Partial Derivatives

In this chapter:

Definition
Example 1
Higher-order partial derivatives
Schwarz’s theorem
Gradient
Differentiability and the total differential
Jacobian matrix
Directional derivatives
The chain rule in multivariable calculus
Classes of regularity
The Hessian matrix
Selected references

Definition

Partial derivatives generalise the concept of the derivative to functions of several real variables. For a function of a single variable, the derivative quantifies the rate of change of the function value along the sole available direction. In the context of multiple variables, it is necessary to specify the variable with respect to which the rate of change is computed, while holding all other variables constant. Formally:

Let $f : A \subseteq \mathbb{R}^{n} \rightarrow \mathbb{R}$ denote a function defined on an open set $A$.
Let $x_{0} = ( x_{1}^{0} , \ldots , x_{n}^{0} ) \in A$ be a fixed point.

The partial derivative of $f$ with respect to the variable $x_{i}$ at $x_{0}$ is defined as the following limit:

\[\frac{\partial f}{\partial x_{i}} ( x_{0} ) = \underset{h \rightarrow 0}{lim} \frac{f ( x_{1}^{0} , \ldots , x_{i}^{0} + h , \ldots , x_{n}^{0} ) - f ( x_{0} )}{h}\]

This definition applies whenever the limit exists and is finite. In such cases, $f$ is said to be partially differentiable with respect to $x_{i}$ at $x_{0}$.

The notation is analogous to that of the ordinary derivative:

\[f^{'} ( c ) = \underset{h \rightarrow 0}{lim} \frac{f ( c + h ) - f ( c )}{h}\]

For the partial derivative the symbol $\partial$ indicates that only one coordinate is varied. Common alternative notations include $\partial_{x_{i}} f ( x_{0} )$ and $f_{x_{i}} ( x_{0} )$. From a computational perspective, evaluating $\partial f / \partial x_{i}$ involves differentiating $f$ with respect to $x_{i}$ using standard calculus rules, while treating all other variables as constants.

Consider the setting: $f : A \subseteq \mathbb{R}^{2} \rightarrow \mathbb{R}$, where $A$ is open and $( x_{0} , y_{0} ) \in A$. The two partial derivatives are defined as:

\[\frac{\partial f}{\partial x} ( x_{0} , y_{0} ) = \underset{h \rightarrow 0}{lim} \frac{f ( x_{0} + h , y_{0} ) - f ( x_{0} , y_{0} )}{h}\] \[\frac{\partial f}{\partial y} ( x_{0} , y_{0} ) = \underset{h \rightarrow 0}{lim} \frac{f ( x_{0} , y_{0} + h ) - f ( x_{0} , y_{0} )}{h}\]
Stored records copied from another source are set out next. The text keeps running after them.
template <int BC, int BP, typename Args = ApplyArgs>
__global__ __launch_bounds__(256, 2) void apply_f16x2_kernel(Args p) {
  constexpr bool SEGB = std::is_same<Args, ApplySegBatchArgs>::value;
  constexpr bool SEG = std::is_same<Args, ApplySegArgs>::value || SEGB;
  constexpr int TM = BC / 64, TN = BP / 64;
  constexpr int MI = BC * 4 / 256, XI = BP * 4 / 256;
  __shared__ __attribute__((aligned(16))) unsigned char lm[2][BC * 64];
  __shared__ __attribute__((aligned(16))) unsigned char lx[2][BP * 64];
  typedef unsigned int u32x4 __attribute__((ext_vector_type(4)));
  const int tid = threadIdx.x, lane = tid & 63, wave = tid >> 6;
  const int wm = wave >> 1, wn = wave & 1;
  const int pair = blockIdx.z;
  const int n0 = blockIdx.x * BP, c0 = blockIdx.y * BC;
  int seg0 = 0, N = p.N;
  [[maybe_unused]] int row0 = 0;
  if constexpr (SEGB) {
    const int f = seg_frame(p.fl[pair]), lab = seg_label(p.fl[pair]);
    const int first = p.seg_off[f * (WCT_MIX_MAX + 1) + lab];
// ... 77 lines not shown
#pragma unroll
    for (int ks = 0; ks < 2; ++ks) {
      const int chunk = ks * 2 + (lane >> 5);
      half8 ah[TM], al[TM], bh[TN], bl[TN];
#pragma unroll
      for (int i = 0; i < TM; ++i) {
        const int r = (wm * TM + i) * 32 + (lane & 31);
        const int off = (r * 4 + (chunk ^ ((r >> 2) & 3))) * 16;
        ah[i] = *reinterpret_cast<const half8*>(lm[0] + off);
        al[i] = *reinterpret_cast<const half8*>(lm[1] + off);
      }
#pragma unroll
      for (int j = 0; j < TN; ++j) {
        const int r = (wn * TN + j) * 32 + (lane & 31);
        const int off = (r * 4 + (chunk ^ ((r >> 2) & 3))) * 16;
        bh[j] = *reinterpret_cast<const half8*>(lx[0] + off);
        bl[j] = *reinterpret_cast<const half8*>(lx[1] + off);
      }
#pragma unroll
      for (int i = 0; i < TM; ++i)
#pragma unroll
        for (int j = 0; j < TN; ++j) {
          acc[i][j] = __builtin_amdgcn_mfma_f32_32x32x16_f16(al[i], bh[j], acc[i][j], 0, 0, 0);
          acc[i][j] = __builtin_amdgcn_mfma_f32_32x32x16_f16(ah[i], bl[j], acc[i][j], 0, 0, 0);
          acc[i][j] = __builtin_amdgcn_mfma_f32_32x32x16_f16(ah[i], bh[j], acc[i][j], 0, 0, 0);
        }
    }
    __syncthreads();
  }

  const float inv = 1.f / (sx * sM);
  const float* bias = p.bias + (size_t)pair * C;
  const int kgrp = lane >> 5;
  f32x4 bvs[TM][4];
#pragma unroll
  for (int i = 0; i < TM; ++i)
#pragma unroll
    for (int rq = 0; rq < 4; ++rq) {
      const int co = c0 + (wm * TM + i) * 32 + 8 * rq + 4 * kgrp;
      const f32x4 z = {0.f, 0.f, 0.f, 0.f};
      bvs[i][rq] = co < C ? *reinterpret_cast<const f32x4*>(bias + co) : z;
    }
  int dst[TN];
  if constexpr (SEG)
#pragma unroll
    for (int j = 0; j < TN; ++j) {
      const int n = n0 + (wn * TN + j) * 32 + (lane & 31);
      dst[j] = p.perm[seg0 + (n < N ? n : 0)];
      if constexpr (SEGB) dst[j] += row0;
    }
#pragma unroll
  for (int j = 0; j < TN; ++j) {
    const int n = n0 + (wn * TN + j) * 32 + (lane & 31);
    const bool n_ok = n < N;
    const size_t row = SEG ? (size_t)dst[j] * C : ((size_t)pair * N + (n_ok ? n : 0)) * C;
#pragma unroll
    for (int i = 0; i < TM; ++i) {
      const int cb = c0 + (wm * TM + i) * 32;
      unsigned pk[4][2];
#pragma unroll
      for (int rq = 0; rq < 4; ++rq) {
        const int co = cb + 8 * rq + 4 * kgrp;
        const f32x4 bv = bvs[i][rq];
        f32x4 v;
#pragma unroll
        for (int q = 0; q < 4; ++q) v[q] = acc[i][j][rq * 4 + q] * inv + bv[q];
        if (p.out32 && n_ok && co < C) *reinterpret_cast<f32x4*>(p.out32 + row + co) = v;
        typedef _Float16 h2 __attribute__((ext_vector_type(2)));
        h2 lo = {(half_t)v[0], (half_t)v[1]}, hi = {(half_t)v[2], (half_t)v[3]};
        pk[rq][0] = __builtin_bit_cast(unsigned, lo);
        pk[rq][1] = __builtin_bit_cast(unsigned, hi);
      }
      if (p.out16) {
#pragma unroll
        for (int m = 0; m < 2; ++m) {
          auto sxw = __builtin_amdgcn_permlane32_swap(pk[2 * m][0], pk[2 * m + 1][0], false, false);
          auto syw = __builtin_amdgcn_permlane32_swap(pk[2 * m][1], pk[2 * m + 1][1], false, false);
          u32x4 o = {sxw[0], syw[0], sxw[1], syw[1]};
          const int co = cb + 16 * m + 8 * kgrp;
          if (n_ok && co < C) *reinterpret_cast<u32x4*>(p.out16 + row + co) = o;
        }
      }
    }
  }
}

Geometrically, $\frac{\partial f}{\partial x} ( x_{0} , y_{0} )$ represents the slope of the curve formed by intersecting the graph of $f$ with the plane $y = y_{0}$, while $\frac{\partial f}{\partial y} ( x_{0} , y_{0} )$ corresponds to the slope of the intersection with the plane $x = x_{0}$. Along each of these curves, $f$ becomes a function of a single real variable.

Partial derivatives.

For example, consider the function of two variables:

\[f ( x , y ) = x^{3} y^{2} - sin ⁡ ( x y )\]

Treating $y$ and $x$ as constants in turn yields:

\[\frac{\partial f}{\partial x} & = 3 x^{2} y^{2} - y cos ⁡ ( x y ) \\ \frac{\partial f}{\partial y} & = 2 x^{3} y - x cos ⁡ ( x y )\]
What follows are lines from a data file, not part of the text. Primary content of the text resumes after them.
# subhk/FeastKit.jl

Measured on AMD Instinct MI355X. Metric: eigenpairs/sec + max residual, 16-node contour, higher is better.
Workload: dtype f64

## Files before the change

### feastkit.jl_amd/csrc/fh_api.hip

```cpp
#include "fh_common.hpp"
#include "fh_kernels.hpp"
#include "fh_dense.hpp"
#include "fh_banded.hpp"
#include "fh_eig.hpp"
#include "fh_comm.hpp"
#include "../../include/feasthip.h"

#include <algorithm>
#include <chrono>
#include <thread>
#include <cmath>
#include <cstring>

int fh_get_buf(feasthip_ctx* h, const char* name, size_t bytes, void** out) {
    auto it = h->bufs.find(name);
    if (it != h->bufs.end() && it->second.second >= bytes) {
        *out = it->second.first;
        return 0;
    }
    if (it != h->bufs.end()) {
        hipStreamSynchronize(h->stream);
        hipFree(it->second.first);
        h->bufs.erase(it);
    }
// ... 372 lines not shown
    for (int e = 0; e < count; ++e) h->node_ids[e] = first + e;
    return 0;
}

extern "C" int feasthip_set_node_list(feasthip_handle h, int count, const int* indices) {
    if (!h) return FEASTHIP_ERROR_INTERNAL;
    if (count < 0 || (count > 0 && !indices)) { h->last_error = "feasthip_set_node_list: bad arguments"; return FEASTHIP_ERROR_FPM; }
    for (int e = 0; e < count; ++e)
        if (indices[e] < 0 || indices[e] >= (int)h->zne.size()) {
            h->last_error = "feasthip_set_node_list: index outside the contour";
            return FEASTHIP_ERROR_FPM;
        }
    h->node_ids.assign(indices, indices + count);
    h->node_first = count > 0 ? indices[0] : 0;
    h->node_count = count;
    return 0;
}

extern "C" int feasthip_set_column_mask(feasthip_handle h, int64_t m, const int* mask) {
    if (!h) return FEASTHIP_ERROR_INTERNAL;
    if (m < 0 || m > (1 << 20)) { h->last_error = "set_column_mask: m out of range"; return FEASTHIP_ERROR_M0; }
    h->col_mask.clear();
    if (mask && m > 0) h->col_mask.assign(mask, mask + m);
    return 0;
}

extern "C" int feasthip_set_solver(feasthip_handle h, int kind, double rtol, double atol, int maxit, int restart,
                                   int factor_precision, int cache_factors) {
    if (!h) return FEASTHIP_ERROR_INTERNAL;
    if (kind < 0 || kind > 4 || rtol < 0 || atol < 0 || maxit <= 0 || restart < 0 ||
        (factor_precision != 64 && factor_precision != 32)) {
        h->last_error = "feasthip_set_solver: invalid option";
        return FEASTHIP_ERROR_FPM;
    }
    h->solver = kind; h->rtol = rtol; h->atol = atol; h->maxit = maxit; h->restart = restart;
    h->factor_precision = factor_precision; h->cache_factors = cache_factors;
    return 0;
}


struct fh_op_call {
    const void* X; size_t x_stride;
    void* Y; size_t y_stride;
    const cplx* coefA; const cplx* coefB;
    const void* Bvec; size_t b_stride;
    const void* U; size_t u_stride;
    int dot_mode; cplx* partial1; cplx* partial2;
    const int* node_active;
    int nodes;
    int m = FH_MAX_LD;
    int uniform_coef = 0;
    int prec = 64;
    const cplx* colscale = nullptr;
};

static bool fh_row_kernel_ok(feasthip_ctx* h, int ld) {
    static const bool row_off = getenv("FH_SPMM_ROW") && atoi(getenv("FH_SPMM_ROW")) == 0;
    return h->kind == 2 && ld == 64 && !h->csr.is_complex && h->csr.rp8 && !row_off;
}

static int fh_apply_operator(feasthip_ctx* h, int ld, const fh_op_call& c) {
    if (h->kind == 2) {
        fh_spmm_args a;
        a.rowptr = h->csr.rowptr; a.col = h->csr.col; a.aval = h->csr.aval; a.bval = h->csr.bval;
        a.N = (int)h->csr.N; a.nodes = c.nodes;
        a.X = c.X; a.x_node_stride = c.x_stride; a.Y = c.Y; a.y_node_stride = c.y_stride;
        a.coefA = c.coefA; a.coefB = c.coefB; a.Bvec = c.Bvec; a.b_node_stride = c.b_stride;
        a.U = c.U; a.u_node_stride = c.u_stride; a.dot_mode = c.dot_mode;
        a.partial1 = c.partial1; a.partial2 = c.partial2; a.node_active = c.node_active;
        a.counters = h->profiling ? h->d_counters : nullptr; a.m = c.m; a.uniform_coef = c.uniform_coef; a.prec = c.prec;
        static const bool no_lds = !(getenv("FH_LDS_SPMM") && atoi(getenv("FH_LDS_SPMM")) != 0);
        const bool lds_kernel = h->csr.lcol && c.prec == 64 && !no_lds && c.nodes <= 64 && c.dot_mode != 6;
        a.nblk_rows = h->csr.nblk; a.blk_start = h->csr.blk_start; a.ext_ptr = h->csr.ext_ptr; a.ext_idx = h->csr.ext_idx;
        a.lcol = lds_kernel ? h->csr.lcol : nullptr;
        a.use_row_kernel = (fh_row_kernel_ok(h, ld) && !lds_kernel) ? 1 : 0;
        a.colscale = c.colscale;
        if (c.colscale && (lds_kernel || c.prec != 64 || h->csr.is_complex)) { h->last_error = "internal: column-scaled operand needs a gather kernel over a real matrix on complex128 panels"; return -1; }
        a.rp8 = h->csr.rp8; a.col8 = h->csr.col8; a.a8 = h->csr.a8; a.b8 = h->csr.b8;
        fh_prof_begin(h, "spmm");
        fh_launch_spmm(a, ld, h->csr.is_complex != 0, h->csr.b_identity != 0, fh_spmm_grid(a.N, ld), h->stream);
        fh_prof_end(h);
        if (a.use_row_kernel) return fh_spmm_row_grid(a.N);
        if (lds_kernel) return (8 / (ld / 16)) * fh_spmm_lds_slots(a.nblk_rows, ld);
        return fh_spmm_partials(a.N, ld);
    }
    fh_dense_op_args a;
    a.A = h->dense.A; a.B = h->dense.B; a.N = (int)h->dense.N; a.is_complex = h->dense.is_complex;
    a.nodes = c.nodes; a.X = (const cplx*)c.X; a.x_node_stride = c.x_stride; a.Y = (cplx*)c.Y; a.y_node_stride = c.y_stride;
    a.coefA = c.coefA; a.coefB = c.coefB; a.Bvec = (const cplx*)c.Bvec; a.b_node_stride = c.b_stride;
    a.U = (const cplx*)c.U; a.u_node_stride = c.u_stride; a.dot_mode = c.dot_mode;
    a.partial1 = c.partial1; a.partial2 = c.partial2; a.node_active = c.node_active;
    int nblk = fh_dense_op_nblk(a.N);
    fh_prof_begin(h, "dense_op");
    fh_launch_dense_op(a, ld, nblk, h->stream);
    fh_prof_end(h);
    return nblk;
}

static int fh_op_nblk(feasthip_ctx* h, int ld) {
    if (h->kind == 2) return std::max(std::max(fh_spmm_partials((int)h->csr.N, ld), ld == 64 ? fh_spmm_row_grid((int)h->csr.N) : 0),
                                      h->csr.lcol ? (8 / (ld / 16)) * fh_spmm_lds_slots(h->csr.nblk, ld) : 0);
    return fh_dense_op_nblk((int)h->dense.N);
}
static const int* fh_perm(feasthip_ctx* h) { return h->kind == 2 ? h->csr.perm : nullptr; }
static int64_t fh_N(feasthip_ctx* h) { return h->kind == 2 ? h->csr.N : h->dense.N; }
static bool fh_b_identity(feasthip_ctx* h) { return h->kind == 2 ? h->csr.b_identity != 0 : h->dense.b_identity != 0; }

static int fh_check_problem(feasthip_ctx* h, int64_t m, int wide = 0) {
    if (!h) return FEASTHIP_ERROR_INTERNAL;
    if (h->poisoned) { h->last_error = "handle poisoned by an earlier device failure: destroy it"; return FEASTHIP_ERROR_INTERNAL; }
    if (h->kind == 0) { h->last_error = "no matrix set (feasthip_set_dense / feasthip_set_csr)"; return FEASTHIP_ERROR_N; }
    if (m <= 0 || (!wide && m > FH_MAX_LD) || m > fh_N(h)) {
        h->last_error = wide ? "block width m must satisfy 1 <= m <= N" : "block width m must satisfy 1 <= m <= min(N, 64)";
        return FEASTHIP_ERROR_M0;
    }
    return 0;
}

static int fh_upload_coefs(feasthip_ctx* h, const char* name, const std::vector<cplx>& host, cplx** dev) {
    void* p = nullptr;
    int rc = fh_get_buf(h, name, host.size() * sizeof(cplx), &p);
    if (rc) return rc;
    const size_t bytes = host.size() * sizeof(cplx);
    if (h->pin && bytes <= h->pin_cap / 4) {
        const size_t need = (bytes + 63) & ~(size_t)63;
        if (h->pin_off + need > h->pin_cap) {
            FH_CHECK(hipStreamSynchronize(h->stream));
            h->pin_off = 0;
        }
        memcpy(h->pin + h->pin_off, host.data(), bytes);
// ... 118 lines not shown
    fa.atol_scale = nullptr; fa.mode = method; fa.col_mask = nullptr;
    if (h->mask_live && !h->col_mask.empty()) {
        std::vector<int> mk(ld, 1);
        for (int c = 0; c < ld && c < (int)h->col_mask.size(); ++c) mk[c] = h->col_mask[c];
        if ((rc = fh_get_buf(h, "kry_colmask", ld * sizeof(int), &p))) return rc;
        FH_CHECK(hipMemcpyAsync(p, mk.data(), ld * sizeof(int), hipMemcpyHostToDevice, h->stream));
        FH_CHECK(hipStreamSynchronize(h->stream));
        fa.col_mask = (const int*)p;
    }
    fh_vec_args va;
    memset(&va, 0, sizeof(va));
    va.N = N; va.node_stride = panel; va.R = R; va.Rhat = Rh; va.P = P; va.V = V; va.S = S; va.T = T;
    va.s = s; va.partial1 = part1; va.partial2 = part2; va.prec = prec;
    va.counters = h->profiling ? h->d_counters : nullptr;
    va.sum_acc = sum_acc; va.wnode = d_wnode; va.sum_scale = (sum_acc && prec == 32) ? r0_64 : nullptr; va.nodes = nodes;

    void* Xk = X;
    const bool shared_start = shared_src && sum_acc && method == 1 && prec == 64;
    if (shared_start) {
    } else if (prec == 64) {
        oc.prec = 64; oc.X = X; oc.x_stride = panel; oc.Y = R; oc.y_stride = panel; oc.Bvec = RHS; oc.b_stride = 0;
        oc.dot_mode = 3; oc.node_active = nullptr;
        fa.nblk = fh_apply_operator(h, ld, oc);
        res.op_calls += 1;
    } else {
        void* q;
        if ((rc = fh_get_buf(h, "kry_r64", (size_t)nodes * panel * sizeof(cplx), &q))) return rc;
        cplx* R64 = (cplx*)q;
        oc.prec = 64; oc.X = X; oc.x_stride = panel; oc.Y = R64; oc.y_stride = panel; oc.Bvec = RHS; oc.b_stride = 0;
        oc.dot_mode = 3; oc.node_active = nullptr;
        int nb = fh_apply_operator(h, ld, oc);
        res.op_calls += 1;
        fh_fin_args f0 = fa;
        f0.nblk = nb; f0.rtol = 0.0; f0.atol = 0.0; f0.mode = 0;
        fh_launch_fin_init(f0, ld, nodes, h->stream);
        FH_CHECK(hipMemcpyAsync(r0_64, s.r0norm, nl * sizeof(double), hipMemcpyDeviceToDevice, h->stream));
        cplxf* D = (cplxf*)vec(6);
        cplxf* RHS32 = (cplxf*)vec(7);
        fh_launch_narrow_scaled(R64, panel, RHS32, panel, r0_64, N, ld, nblk_vec, nodes, h->stream);
        FH_CHECK(hipMemsetAsync(D, 0, (size_t)nodes * panel * sizeof(cplxf), h->stream));
        FH_CHECK(hipMemcpyAsync(R, RHS32, (size_t)nodes * panel * sizeof(cplxf), hipMemcpyDeviceToDevice, h->stream));
        Xk = D;
        std::vector<double> hr0(nl), hinv(nl);
        FH_CHECK(hipMemcpyAsync(hr0.data(), r0_64, nl * sizeof(double), hipMemcpyDeviceToHost, h->stream));
        FH_CHECK(hipStreamSynchronize(h->stream));
        for (size_t i = 0; i < nl; ++i) hinv[i] = hr0[i] > 0 ? 1.0 / hr0[i] : 0.0;
        FH_CHECK(hipMemcpyAsync(inv_r0, hinv.data(), nl * sizeof(double), hipMemcpyHostToDevice, h->stream));
        FH_CHECK(hipStreamSynchronize(h->stream));
        fa.atol_scale = inv_r0;
    }
    va.X = Xk;
    const int vprec = prec;
    const bool lazy_off = getenv("FH_NO_LAZY_START") != nullptr;
    const bool lazy = shared_start && fused && h->kind == 2 && !h->csr.is_complex && !lazy_off && (!shared_lambda || shared_lambda_host) &&
                      !(getenv("FH_LDS_SPMM") && atoi(getenv("FH_LDS_SPMM")) != 0);
    cplx* dfs = nullptr;
    if (lazy) {
        std::vector<cplx> fs(nl, cmake(1, 0));
        if (shared_lambda_host)
            for (int e = 0; e < nodes; ++e)
                for (int c = 0; c < m; ++c) fs[(size_t)e * ld + c] = cdiv(cmake(1, 0), cmake(z[e].x - shared_lambda_host[c], z[e].y));
        if ((rc = fh_upload_coefs(h, "kry_fscale", fs, &dfs))) return rc;
        fh_vec_args vs = va;
        vs.Q = shared_src; vs.first_scale = dfs;
        fh_launch_cocg_init_lazy(vs, ld, nblk_vec, nodes, h->stream);
        fa.nblk = nblk_vec;
        fh_launch_fin_init(fa, ld, nodes, h->stream);
    } else if (shared_start) {
        fh_vec_args vs = va;
        vs.Q = shared_src; vs.lambda = shared_lambda; vs.znode = dznode;
        fh_launch_cocg_init_shared(vs, ld, nblk_vec, nodes, h->stream);
        fa.nblk = nblk_vec;
        fh_launch_fin_init(fa, ld, nodes, h->stream);
    } else if (method == 1) {
        fh_launch_cocg_init(va, ld, nblk_vec, nodes, h->stream);
        fa.nblk = nblk_vec;
        fh_launch_fin_init(fa, ld, nodes, h->stream);
    } else {
        if (prec == 32) {
            fh_launch_cocg_init(va, ld, nblk_vec, nodes, h->stream);
            fa.nblk = nblk_vec;
        }
        fa.mode = 0;
        fh_launch_fin_init(fa, ld, nodes, h->stream);
        fh_launch_copy_r(va, ld, nblk_vec, nodes, h->stream);
    }
    (void)vprec;

    oc.prec = prec; oc.Bvec = nullptr; oc.b_stride = 0; oc.x_stride = panel; oc.y_stride = panel;
    const int check_every = getenv("FH_CHECK_EVERY") ? std::max(1, atoi(getenv("FH_CHECK_EVERY"))) : 16;
    (void)d_count;
    *h->h_progress = 0ull;
    int it = 0;
    unsigned tag = 0;
    bool all_done = false;
    auto t_loop0 = std::chrono::steady_clock::now();
    auto progress = [&](unsigned& seen_tag, unsigned& seen_cnt) {
        unsigned long long w = *h->h_progress;
        seen_tag = (unsigned)(w >> 32); seen_cnt = (unsigned)(w & 0xffffffffull);
    };
    while (it < h->maxit && !all_done) {
        int chunk = std::min(check_every, h->maxit - it);
        for (int k = 0; k < chunk; ++k) {
            if (method == 0) {
                oc.X = P; oc.Y = V; oc.U = Rh; oc.u_stride = panel; oc.dot_mode = 1; oc.node_active = s.node_active;
                fa.nblk = fh_apply_operator(h, ld, oc);
                fh_prof_begin(h, "dot_finalize"); fh_launch_fin_alpha(fa, ld, nodes, h->stream); fh_prof_end(h);
                fh_prof_begin(h, "bicg_s"); fh_launch_s_update(va, ld, nblk_vec, nodes, h->stream); fh_prof_end(h);
                oc.X = S; oc.Y = T; oc.U = nullptr; oc.dot_mode = 2;
                fa.nblk = fh_apply_operator(h, ld, oc);
                fh_prof_begin(h, "dot_finalize"); fh_launch_fin_omega(fa, ld, nodes, h->stream); fh_prof_end(h);
                fh_prof_begin(h, "bicg_xr"); fh_launch_xr_update(va, ld, nblk_vec, nodes, h->stream); fh_prof_end(h);
                fa.nblk = nblk_vec;
                fh_prof_begin(h, "dot_finalize"); fh_launch_fin_rho(fa, ld, nodes, h->stream); fh_prof_end(h);
                fh_prof_begin(h, "bicg_p"); fh_launch_p_update(va, ld, nblk_vec, nodes, h->stream); fh_prof_end(h);
                res.op_calls += 2;
            } else if (fused) {
                const bool first_lazy = lazy && it + k == 0;
                oc.X = first_lazy ? (const void*)shared_src : P; oc.x_stride = first_lazy ? 0 : panel; oc.colscale = first_lazy ? dfs : nullptr;
                oc.Y = V; oc.U = nullptr; oc.dot_mode = 6; oc.node_active = s.node_active;
                oc.partial1 = sp[0]; oc.partial2 = sp[1];
                va.first_src = first_lazy ? shared_src : nullptr; va.first_scale = first_lazy ? dfs : nullptr;
                fh_fused_fin_args ff;
                ff.s = s; ff.sig = sp[0]; ff.kap = sp[1];
                ff.rho = part1; ff.rr = part2; ff.tickets = d_tickets; ff.final_check = 0;
                ff.predict_stop = (h->rtol >= 1e-3 && h->atol == 0.0) ? 1 : 0;
                ff.nblk_op = fh_apply_operator(h, ld, oc);
                ff.nblk_vec = (it + k == 0) ? fa.nblk : ((lazy && it + k == 1) ? fv1_blk * fv1_seg : fv_blk * fv_seg);
                fh_prof_begin(h, "dot_finalize"); fh_launch_fused_fin(ff, ld, nodes, h->stream); fh_prof_end(h);
                fh_prof_begin(h, "cocg_vec"); fh_launch_fused_vec(va, ld, h->stream); fh_prof_end(h);
                res.op_calls += 1;
            } else {
                oc.X = P; oc.Y = V; oc.U = nullptr; oc.dot_mode = 4; oc.node_active = s.node_active;
                fa.nblk = fh_apply_operator(h, ld, oc);
                fh_prof_begin(h, "dot_finalize"); fh_launch_fin_alpha(fa, ld, nodes, h->stream); fh_prof_end(h);
                fh_prof_begin(h, "cocg_xr"); fh_launch_cocg_update(va, ld, nblk_vec, nodes, h->stream); fh_prof_end(h);
                fa.nblk = nblk_vec;
                fh_prof_begin(h, "dot_finalize"); fh_launch_fin_rho(fa, ld, nodes, h->stream); fh_prof_end(h);
                fh_prof_begin(h, "cocg_p");
                if (sum_acc) fh_launch_cocg_p_sum(va, ld, nodes, h->stream);
                else fh_launch_cocg_p(va, ld, nblk_vec, nodes, h->stream);
                fh_prof_end(h);
                res.op_calls += 1;
            }
        }
        it += chunk;
        ++tag;
        fh_launch_publish_progress(s.node_active, nodes, h->d_progress, tag, h->stream);
        unsigned st = 0, sc = 0;
        for (unsigned spins = 1;; ++spins) {
            progress(st, sc);
            if (st >= 1 && sc == 0) { all_done = true; break; }
            if (tag < 3 || st + 3 > tag) break;
            std::this_thread::sleep_for(std::chrono::microseconds(100));
            if ((spins & 2047u) == 0) {
                const hipError_t q = hipStreamQuery(h->stream);
                if (q != hipSuccess && q != hipErrorNotReady) {
                    h->last_error = std::string("device queue failed while iterating: ") + hipGetErrorString(q);
                    h->poisoned = 1;
                    return FEASTHIP_ERROR_INTERNAL;
                }
                const double waited = std::chrono::duration<double>(std::chrono::steady_clock::now() - t_loop0).count();
                const double budget = 30.0 + 0.05 * (double)h->maxit * (1.0 + (double)N * nodes / 8.0e5);
                if (waited > budget) {
                    h->last_error = "device did not make progress on the Krylov iterations within the deadline (" + std::to_string((int)budget) + " s)";
                    fh_poison_unless_drained(h, 2.0);
                    return FEASTHIP_ERROR_INTERNAL;
                }
            }
        }
    }
    if (fused && it > 0) {
        fh_fused_fin_args ff;
        ff.s = s; ff.sig = ff.kap = nullptr; ff.rho = part1; ff.rr = part2; ff.tickets = d_tickets;
        ff.nblk_op = 0; ff.nblk_vec = (lazy && it == 1) ? fv1_blk * fv1_seg : fv_blk * fv_seg; ff.final_check = 1; ff.predict_stop = 0;
        fh_launch_fused_fin(ff, ld, nodes, h->stream);
    }
    FH_CHECK(hipStreamSynchronize(h->stream));
    if (getenv("FH_DEBUG_TIMING"))
        fprintf(stderr, "[fh_krylov] nodes=%d its queued=%d loop wall %.3f ms\n", nodes, it,
                1e3 * std::chrono::duration<double>(std::chrono::steady_clock::now() - t_loop0).count());
    if (prec == 32 && !sum_acc)
        fh_launch_widen_axpy(X, panel, (const cplxf*)Xk, panel, r0_64, N, ld, nblk_vec, nodes, h->stream);

    std::vector<int> iters(nl), status(nl), active(nl);
    std::vector<double> rnorm(nl), r0(nl);
    FH_CHECK(hipMemcpy(iters.data(), s.iters, nl * sizeof(int), hipMemcpyDeviceToHost));
    FH_CHECK(hipMemcpy(status.data(), s.status, nl * sizeof(int), hipMemcpyDeviceToHost));
    FH_CHECK(hipMemcpy(active.data(), s.active, nl * sizeof(int), hipMemcpyDeviceToHost));
    FH_CHECK(hipMemcpy(rnorm.data(), s.rnorm, nl * sizeof(double), hipMemcpyDeviceToHost));
    FH_CHECK(hipMemcpy(r0.data(), s.r0norm, nl * sizeof(double), hipMemcpyDeviceToHost));
    res.status.assign(nodes, 0);
    for (int e = 0; e < nodes; ++e) {
        int mx = 0, st = 0;
        for (int c = 0; c < m; ++c) {
            int i = e * ld + c;
            mx = std::max(mx, iters[i]);
            res.col_iters.push_back(iters[i]);
            if (active[i] || !std::isfinite(rnorm[i])) st = std::max(st, (int)FEASTHIP_ERROR_NO_CONVERGENCE);
            else if (status[i] == 8 && !(rnorm[i] <= h->atol + h->rtol * r0[i])) st = std::max(st, (int)FEASTHIP_ERROR_NO_CONVERGENCE);
            if (r0[i] > 0) res.max_rel_res = std::max(res.max_rel_res, rnorm[i] / r0[i]);
        }
        res.iters_sum += mx;
        res.node_iters.push_back(mx);
        res.max_iters = std::max(res.max_iters, mx);
        res.status[e] = st;
    }
    return 0;
}
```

The first expression results from differentiating $f$ with respect to $x$ while keeping $y$ constant. The second expression is obtained by differentiating with respect to $y$ while keeping $x$ constant. In both cases, standard differentiation rules such as the power rule and chain rule apply as they do in the single-variable context.

Example 1

To illustrate the process of partial differentiation, consider a function of three variables instead of two. The inclusion of an additional variable does not introduce conceptual complexity and the procedure remains unchanged. This example clarifies how each variable is treated independently, with the remaining variables regarded as constants. For example, let us compute the partial derivatives of the following function:

\[f ( x , y , z ) = e^{x^{2} z} ln ⁡ ( 1 + y^{2} z )\]

Differentiation with respect to $x$ is straightforward. Here, $y$ and $z$ are treated as constants, so $ln ⁡ ( 1 + y^{2} z )$ factors out, and the chain rule is applied to $e^{x^{2} z}$ with the inner function $x^{2} z$:

\[\frac{\partial f}{\partial x} = 2 x z e^{x^{2} z} ln ⁡ ( 1 + y^{2} z )\]

The derivative with respect to $y$ follows a similar structure but operates on the other factor. In this case, $e^{x^{2} z}$ serves as the constant multiplier, and the chain rule is applied to $ln ⁡ ( 1 + y^{2} z )$ with the inner function $1 + y^{2} z$:

\[\frac{\partial f}{\partial y} = \frac{2 y z e^{x^{2} z}}{1 + y^{2} z}\]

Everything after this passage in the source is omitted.